So the time came, I had handed in my 5000-word upgrade document, and the date had been set for my ‘interview’. The day I had been dreading…
I’d heard positive stories – mainly about the enjoyment one might get from being able to talk about one’s research ideas. I’d also heard horror stories – mainly about crying.
So I didn’t really know what to expect; the only thing I had managed to decipher was that one’s individual interview experience might, just might, depend upon the academics allocated for the interview. Oh.
Imagine my delight then, when my meeting began something like this, “this is not a test, we’re not here to ask you trick questions, it’s a constructive process and we are here to help as much as possible”. PHEW! I had been allocated ‘helpful’ academics, and not the other type….
The meeting was certainly less daunting than I had imagined, and far more informal too – which helped me to relax, and enabled me to answer questions honestly or even say when I wasn’t really sure about the answer. I also felt comfortable and able to ask opinions on my research methods – on reflection, I don’t know if this was an appropriate thing to have done, but I’m trying not to dwell on that bit.
I’m starting to reflect on the meeting as a whole now – I felt slightly flat immediately after, and quite unable to think about it. I think this is probably a reaction to the build-up, the anticipation and the worry of the unknown, and then the knowing that it’s over.
I don’t think I explained myself as well as I could have done, and I don’t think I came across as particularly confident. I tripped up on some of the literature questions; my mind went blank, which I am annoyed about. However, I was able to explain the parts of my upgrade doc that I wasn’t happy with, and how I’d improve it. I was also able to talk about my thoughts on improving my chapter structures and even re-thinking part of my methods plan. I think the ability to talk about this was very much enabled by the general feeling of the meeting, and me being made to feel comfortable and not at all intimidated by the situation.
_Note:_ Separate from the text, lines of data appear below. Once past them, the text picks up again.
diff --git a/aero-optical-flow_amd/csrc/k_lane8_flat_ft.hip b/aero-optical-flow_amd/csrc/k_lane8_flat_ft.hip
--- a/aero-optical-flow_amd/csrc/k_lane8_flat_ft.hip
+++ b/aero-optical-flow_amd/csrc/k_lane8_flat_ft.hip
@@ -1,12 +1,13 @@
 #include "aof_lane8_kernels.hpp"
 #include "aof_lane8_launch.hpp"
+#include "aof_launch.hpp"
 
 namespace aof {
 
 int launch_k_flow_lane8_flat_ft(const SearchArgs &a, uint32_t items, uint32_t search_wgs, uint32_t grid, int threads, const FlowTail &t,
                                 const VoteMem &v, void *stream)
 {
-    hipLaunchKernelGGL((k_flow_lane8_flat<false, true>), dim3(grid), dim3(threads), 0, static_cast<hipStream_t>(stream), a, items, search_wgs, t, v);
+    launch_kernel((k_flow_lane8_flat<false, true>), dim3(grid), dim3(threads), 0, static_cast<hipStream_t>(stream), a, items, search_wgs, t, v);
     return (int)hipGetLastError();
 }
 
diff --git a/aero-optical-flow_amd/csrc/k_lane8_flat_tf.hip b/aero-optical-flow_amd/csrc/k_lane8_flat_tf.hip
--- a/aero-optical-flow_amd/csrc/k_lane8_flat_tf.hip
+++ b/aero-optical-flow_amd/csrc/k_lane8_flat_tf.hip
@@ -1,12 +1,13 @@
 #include "aof_lane8_kernels.hpp"
 #include "aof_lane8_launch.hpp"
+#include "aof_launch.hpp"
 
 namespace aof {
 
 int launch_k_flow_lane8_flat_tf(const SearchArgs &a, uint32_t items, uint32_t search_wgs, uint32_t grid, int threads, const FlowTail &t,
                                 const VoteMem &v, void *stream)
 {
-    hipLaunchKernelGGL((k_flow_lane8_flat<true, false>), dim3(grid), dim3(threads), 0, static_cast<hipStream_t>(stream), a, items, search_wgs, t, v);
+    launch_kernel((k_flow_lane8_flat<true, false>), dim3(grid), dim3(threads), 0, static_cast<hipStream_t>(stream), a, items, search_wgs, t, v);
     return (int)hipGetLastError();
 }
 
diff --git a/aero-optical-flow_amd/csrc/k_lane8_flat_tt.hip b/aero-optical-flow_amd/csrc/k_lane8_flat_tt.hip
--- a/aero-optical-flow_amd/csrc/k_lane8_flat_tt.hip
+++ b/aero-optical-flow_amd/csrc/k_lane8_flat_tt.hip
@@ -1,12 +1,13 @@
 #include "aof_lane8_kernels.hpp"
 #include "aof_lane8_launch.hpp"
+#include "aof_launch.hpp"
 
 namespace aof {
 
 int launch_k_flow_lane8_flat_tt(const SearchArgs &a, uint32_t items, uint32_t search_wgs, uint32_t grid, int threads, const FlowTail &t,
                                 const VoteMem &v, void *stream)
 {
-    hipLaunchKernelGGL((k_flow_lane8_flat<true, true>), dim3(grid), dim3(threads), 0, static_cast<hipStream_t>(stream), a, items, search_wgs, t, v);
+    launch_kernel((k_flow_lane8_flat<true, true>), dim3(grid), dim3(threads), 0, static_cast<hipStream_t>(stream), a, items, search_wgs, t, v);
     return (int)hipGetLastError();
 }
 
diff --git a/aero-optical-flow_amd/csrc/k_lane8_group_f.hip b/aero-optical-flow_amd/csrc/k_lane8_group_f.hip
--- a/aero-optical-flow_amd/csrc/k_lane8_group_f.hip
+++ b/aero-optical-flow_amd/csrc/k_lane8_group_f.hip
@@ -1,11 +1,12 @@
 #include "aof_lane8_kernels.hpp"
 #include "aof_lane8_launch.hpp"
+#include "aof_launch.hpp"
 
 namespace aof {
 
 int launch_k_flow_lane8_f(const SearchArgs &a, const FlowTail &t, int ppw, uint32_t wgs, size_t lds, void *stream)
 {
-    hipLaunchKernelGGL((k_flow_lane8<false>), dim3(wgs), dim3(kThreads), lds, static_cast<hipStream_t>(stream), a, t, ppw);
+    launch_kernel((k_flow_lane8<false>), dim3(wgs), dim3(kThreads), lds, static_cast<hipStream_t>(stream), a, t, ppw);
     return (int)hipGetLastError();
 }
 
diff --git a/aero-optical-flow_amd/csrc/k_lane8_group_t.hip b/aero-optical-flow_amd/csrc/k_lane8_group_t.hip
--- a/aero-optical-flow_amd/csrc/k_lane8_group_t.hip
+++ b/aero-optical-flow_amd/csrc/k_lane8_group_t.hip
@@ -1,11 +1,12 @@
 #include "aof_lane8_kernels.hpp"
 #include "aof_lane8_launch.hpp"
+#include "aof_launch.hpp"
 
 namespace aof {
 
 int launch_k_flow_lane8_t(const SearchArgs &a, const FlowTail &t, int ppw, uint32_t wgs, size_t lds, void *stream)
 {
-    hipLaunchKernelGGL((k_flow_lane8<true>), dim3(wgs), dim3(kThreads), lds, static_cast<hipStream_t>(stream), a, t, ppw);
+    launch_kernel((k_flow_lane8<true>), dim3(wgs), dim3(kThreads), lds, static_cast<hipStream_t>(stream), a, t, ppw);
     return (int)hipGetLastError();
 }
 
diff --git a/aero-optical-flow_amd/csrc/k_lane8_pruned_f.hip b/aero-optical-flow_amd/csrc/k_lane8_pruned_f.hip
--- a/aero-optical-flow_amd/csrc/k_lane8_pruned_f.hip
+++ b/aero-optical-flow_amd/csrc/k_lane8_pruned_f.hip
@@ -1,11 +1,12 @@
 #include "aof_lane8_kernels.hpp"
 #include "aof_lane8_launch.hpp"
+#include "aof_launch.hpp"
 
 namespace aof {
 
 int launch_k_search_lane8_pruned_f(const SearchArgs &a, uint32_t items, uint32_t wgs, int spw, const PruneReport &rep, void *stream)
 {
-    hipLaunchKernelGGL((k_search_lane8_pruned<false>), dim3(wgs), dim3(kThreads), 0, static_cast<hipStream_t>(stream), a, items, wgs, spw, rep);
+    launch_kernel((k_search_lane8_pruned<false>), dim3(wgs), dim3(kThreads), 0, static_cast<hipStream_t>(stream), a, items, wgs, spw, rep);
     return (int)hipGetLastError();
 }
 
diff --git a/aero-optical-flow_amd/csrc/k_lane8_pruned_t.hip b/aero-optical-flow_amd/csrc/k_lane8_pruned_t.hip
--- a/aero-optical-flow_amd/csrc/k_lane8_pruned_t.hip
+++ b/aero-optical-flow_amd/csrc/k_lane8_pruned_t.hip
@@ -1,11 +1,12 @@
 #include "aof_lane8_kernels.hpp"
 #include "aof_lane8_launch.hpp"
+#include "aof_launch.hpp"
 
 namespace aof {
 
 int launch_k_search_lane8_pruned_t(const SearchArgs &a, uint32_t items, uint32_t wgs, int spw, const PruneReport &rep, void *stream)
 {
-    hipLaunchKernelGGL((k_search_lane8_pruned<true>), dim3(wgs), dim3(kThreads), 0, static_cast<hipStream_t>(stream), a, items, wgs, spw, rep);
+    launch_kernel((k_search_lane8_pruned<true>), dim3(wgs), dim3(kThreads), 0, static_cast<hipStream_t>(stream), a, items, wgs, spw, rep);
     return (int)hipGetLastError();
 }
 
diff --git a/aero-optical-flow_amd/csrc/k_lane8_search_ff.hip b/aero-optical-flow_amd/csrc/k_lane8_search_ff.hip
--- a/aero-optical-flow_amd/csrc/k_lane8_search_ff.hip
+++ b/aero-optical-flow_amd/csrc/k_lane8_search_ff.hip
@@ -1,11 +1,12 @@
 #include "aof_lane8_kernels.hpp"
 #include "aof_lane8_launch.hpp"
+#include "aof_launch.hpp"
 
 namespace aof {
 
 int launch_k_search_lane8_ff(const SearchArgs &a, uint32_t items, uint32_t wgs, int threads, void *stream)
 {
-    hipLaunchKernelGGL((k_search_lane8<false, false>), dim3(wgs), dim3(threads), 0, static_cast<hipStream_t>(stream), a, items, wgs, 1);
+    launch_kernel((k_search_lane8<false, false>), dim3(wgs), dim3(threads), 0, static_cast<hipStream_t>(stream), a, items, wgs, 1);
     return (int)hipGetLastError();
 }
 
diff --git a/aero-optical-flow_amd/csrc/k_lane8_search_ft.hip b/aero-optical-flow_amd/csrc/k_lane8_search_ft.hip
--- a/aero-optical-flow_amd/csrc/k_lane8_search_ft.hip
+++ b/aero-optical-flow_amd/csrc/k_lane8_search_ft.hip
@@ -1,11 +1,12 @@
 #include "aof_lane8_kernels.hpp"
 #include "aof_lane8_launch.hpp"
+#include "aof_launch.hpp"
 
 namespace aof {
 
 int launch_k_search_lane8_ft(const SearchArgs &a, uint32_t items, uint32_t wgs, int threads, void *stream)
 {
-    hipLaunchKernelGGL((k_search_lane8<false, true>), dim3(wgs), dim3(threads), 0, static_cast<hipStream_t>(stream), a, items, wgs, 1);
+    launch_kernel((k_search_lane8<false, true>), dim3(wgs), dim3(threads), 0, static_cast<hipStream_t>(stream), a, items, wgs, 1);
     return (int)hipGetLastError();
 }
 
diff --git a/aero-optical-flow_amd/csrc/k_lane8_search_tf.hip b/aero-optical-flow_amd/csrc/k_lane8_search_tf.hip
--- a/aero-optical-flow_amd/csrc/k_lane8_search_tf.hip
+++ b/aero-optical-flow_amd/csrc/k_lane8_search_tf.hip
@@ -1,11 +1,12 @@
 #include "aof_lane8_kernels.hpp"
 #include "aof_lane8_launch.hpp"
+#include "aof_launch.hpp"
 
 namespace aof {
 
 int launch_k_search_lane8_tf(const SearchArgs &a, uint32_t items, uint32_t wgs, int threads, void *stream)
 {
-    hipLaunchKernelGGL((k_search_lane8<true, false>), dim3(wgs), dim3(threads), 0, static_cast<hipStream_t>(stream), a, items, wgs, 1);
+    launch_kernel((k_search_lane8<true, false>), dim3(wgs), dim3(threads), 0, static_cast<hipStream_t>(stream), a, items, wgs, 1);
     return (int)hipGetLastError();
 }
 
diff --git a/aero-optical-flow_amd/csrc/k_lane8_search_tt.hip b/aero-optical-flow_amd/csrc/k_lane8_search_tt.hip
--- a/aero-optical-flow_amd/csrc/k_lane8_search_tt.hip
+++ b/aero-optical-flow_amd/csrc/k_lane8_search_tt.hip
@@ -1,11 +1,12 @@
 #include "aof_lane8_kernels.hpp"
 #include "aof_lane8_launch.hpp"
+#include "aof_launch.hpp"
 
 namespace aof {
 
 int launch_k_search_lane8_tt(const SearchArgs &a, uint32_t items, uint32_t wgs, int threads, void *stream)
 {
-    hipLaunchKernelGGL((k_search_lane8<true, true>), dim3(wgs), dim3(threads), 0, static_cast<hipStream_t>(stream), a, items, wgs, 1);
+    launch_kernel((k_search_lane8<true, true>), dim3(wgs), dim3(threads), 0, static_cast<hipStream_t>(stream), a, items, wgs, 1);
     return (int)hipGetLastError();
 }
 
diff --git a/aero-optical-flow_amd/csrc/k_pyramid.hip b/aero-optical-flow_amd/csrc/k_pyramid.hip
--- a/aero-optical-flow_amd/csrc/k_pyramid.hip
+++ b/aero-optical-flow_amd/csrc/k_pyramid.hip
@@ -1,6 +1,7 @@
 #include "aof_coarse_plan.hpp"
 #include "aof_device.hpp"
 #include "aof_internal.hpp"
+#include "aof_launch.hpp"
 
 namespace aof {
 
@@ -120,7 +121,7 @@
     if (count <= 0) return 0;
     const int64_t wgs = (count + kThreads - 1) / kThreads;
     if (wgs > 0x7FFFFFFF) return (int)hipErrorInvalidValue;
-    hipLaunchKernelGGL(k_zero_words, dim3((uint32_t)wgs), dim3(kThreads), 0, static_cast<hipStream_t>(stream), words, count);
+    launch_kernel(k_zero_words, dim3((uint32_t)wgs), dim3(kThreads), 0, static_cast<hipStream_t>(stream), words, count);
     return (int)hipGetLastError();
 }
 
@@ -136,9 +137,9 @@
     }
     if (plan.total > 0x7FFFFFFF) return (int)hipErrorInvalidValue;
     if (plan.vec)
-        hipLaunchKernelGGL(k_pyramid_vec, dim3((uint32_t)plan.total), dim3(kThreads), 0, s, a, plan.rows_per_strip, plan.nstrips);
+        launch_kernel(k_pyramid_vec, dim3((uint32_t)plan.total), dim3(kThreads), 0, s, a, plan.rows_per_strip, plan.nstrips);
     else
-        hipLaunchKernelGGL(k_pyramid_scalar, dim3((uint32_t)plan.total), dim3(kThreads), 0, s, a, plan.nstrips);
+        launch_kernel(k_pyramid_scalar, dim3((uint32_t)plan.total), dim3(kThreads), 0, s, a, plan.nstrips);
     return (int)hipGetLastError();
 }
 
diff --git a/aero-optical-flow_amd/csrc/k_reduce.hip b/aero-optical-flow_amd/csrc/k_reduce.hip
--- a/aero-optical-flow_amd/csrc/k_reduce.hip
+++ b/aero-optical-flow_amd/csrc/k_reduce.hip
@@ -1,6 +1,7 @@
 #include "aof_device.hpp"
 #include "aof_internal.hpp"
 #include "aof_reduce.hpp"
+#include "aof_launch.hpp"
 
 namespace aof {
 
@@ -10,6 +11,167 @@
 constexpr int kMaxHist = 256;
 constexpr int64_t kMidPairs = 1024;
 constexpr int64_t kWidePairs = 512;
+
+
+__device__ __forceinline__ void bins_vote(uint32_t &h, int bin, bool active)
+{
+    const int lane = (int)(threadIdx.x & 63);
+    unsigned long long todo = __ballot(active);
+    while (todo) {
+        const int b = __builtin_amdgcn_readlane(bin, __ffsll((long long)todo) - 1);
+        const unsigned long long same = __ballot(active && bin == b) & todo;
+        if (lane == b) h += (uint32_t)__popcll(same);
+        todo &= ~same;
+    }
+}
+
+__device__ __forceinline__ void bins_vote2(uint32_t &hx, uint32_t &hy, int bin_x, int bin_y, bool active)
+{
+    const int lane = (int)(threadIdx.x & 63);
+    const unsigned long long todo = __ballot(active);
+    if (todo == 0) return;
+    const int key = bin_x | (bin_y << 16);
+    const int k = __builtin_amdgcn_readlane(key, __ffsll((long long)todo) - 1);
+    if ((__ballot(active && key == k) & todo) == todo) {
+        const uint32_t c = (uint32_t)__popcll(todo);
+        if (lane == (k & 0xFFFF)) hx += c;
+        if (lane == (k >> 16)) hy += c;
+        return;
+    }
+    bins_vote(hx, bin_x, active);
+    bins_vote(hy, bin_y, active);
+}
+
+__device__ __forceinline__ void bins_vote_weighted(uint32_t &h, int bin, int weight, unsigned long long m1, unsigned long long m2,
+                                                   unsigned long long m3, unsigned long long m4)
+{
+    const int lane = (int)(threadIdx.x & 63);
+    unsigned long long todo = m1 | m2 | m3 | m4;
+    while (todo) {
+        const int b = __builtin_amdgcn_readlane(bin, __ffsll((long long)todo) - 1);
+        const unsigned long long same = __ballot(weight != 0 && bin == b) & todo;
+        const uint32_t total = (uint32_t)(__popcll(same & m1) + 2 * __popcll(same & m2) + 3 * __popcll(same & m3) + 4 * __popcll(same & m4));
+        if (lane == b) h += total;
+        todo &= ~same;
+    }
+}
+
+__device__ __forceinline__ void bins_vote2_weighted(uint32_t &hx, uint32_t &hy, int key, int weight)
+{
+    const int lane = (int)(threadIdx.x & 63);
+    const unsigned long long m1 = __ballot(weight == 1), m2 = __ballot(weight == 2), m3 = __ballot(weight == 3), m4 = __ballot(weight == 4);
+    const unsigned long long todo = m1 | m2 | m3 | m4;
+    if (todo == 0) return;
+    const int k = __builtin_amdgcn_readlane(key, __ffsll((long long)todo) - 1);
+    if ((__ballot(weight != 0 && key == k) & todo) == todo) {
+        const uint32_t total = (uint32_t)(__popcll(m1) + 2 * __popcll(m2) + 3 * __popcll(m3) + 4 * __popcll(m4));
+        if (lane == (k & 0xFFFF)) hx += total;
+        if (lane == (k >> 16)) hy += total;
+        return;
+    }
+    bins_vote_weighted(hx, key & 0xFFFF, weight, m1, m2, m3, m4);
+    bins_vote_weighted(hy, key >> 16, weight, m1, m2, m3, m4);
+}
+
+__device__ __forceinline__ void subdir_steps(int sd, int *hx, int *hy)
+{
+    *hx = (sd == 0 || sd == 1 || sd == 7) ? 1 : ((sd == 3 || sd == 4 || sd == 5) ? -1 : 0);
+    *hy = (sd == 1 || sd == 2 || sd == 3) ? 1 : ((sd == 5 || sd == 6 || sd == 7) ? -1 : 0);
+}
+
+template <int THREADS>
+__device__ __forceinline__ void reduce_pair_bins(const ReduceArgs &a, int64_t pair)
+{
+    constexpr int kWaves = THREADS / 64;
+    constexpr int kQuads = 2048 / THREADS;
+    __shared__ uint32_t s_part[kWaves][2][64];
+    const int tid = (int)threadIdx.x, lane = tid & 63, wave = tid >> 6;
+    const int centre = 2 * a.tail.range + 1;
+    const aof_block *blocks = a.blocks + pair * a.tail.nblocks;
+    const uint8_t *subdirs = a.subdirs ? a.subdirs + pair * a.tail.nblocks : nullptr;
+    typedef uint32_t u32_bytes __attribute__((aligned(1)));
+    const uint32_t *words = reinterpret_cast<const uint32_t *>(blocks);
+    const int quads = a.tail.nblocks / 4;
+    const int qrounds = (quads + THREADS - 1) / THREADS;
+
+    uint32_t rec[kQuads][4], sdir[kQuads];
+#pragma unroll
+    for (int k = 0; k < kQuads; k++) {
+        const int q = k * THREADS + tid;
+#pragma unroll
+        for (int j = 0; j < 4; j++) rec[k][j] = 0xFFFF0000u;
+        sdir[k] = 0x08080808u;
+        if (k < qrounds && q < quads) {
+            __builtin_memcpy(rec[k], words + 4 * q, 16);
+            if (subdirs) sdir[k] = *reinterpret_cast<const u32_bytes *>(subdirs + 4 * q);
+        }
+    }
+    const int b_tail = 4 * quads + tid;
+    const bool in_tail = b_tail < a.tail.nblocks;
+    uint32_t rec_tail = 0xFFFF0000u;
+    int sd_tail = 8;
+    if (in_tail) {
+        rec_tail = words[b_tail];
+        if (subdirs) sd_tail = subdirs[b_tail];
+    }
+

I just wish I didn’t sound so ‘bumbly’, didn’t repeat myself so much, and had remembered more key points of the literature to mention. I don’t think I presented myself or my idea very well, this annoys me on a personal level because I don’t like feeling I’ve come across as a bumbling idiot in front of people I respect. I almost (and don’t quote me on this) feel like I want the opportunity to re-do the interview once my amendments have been made…
However, I’m sure this feeling will pass!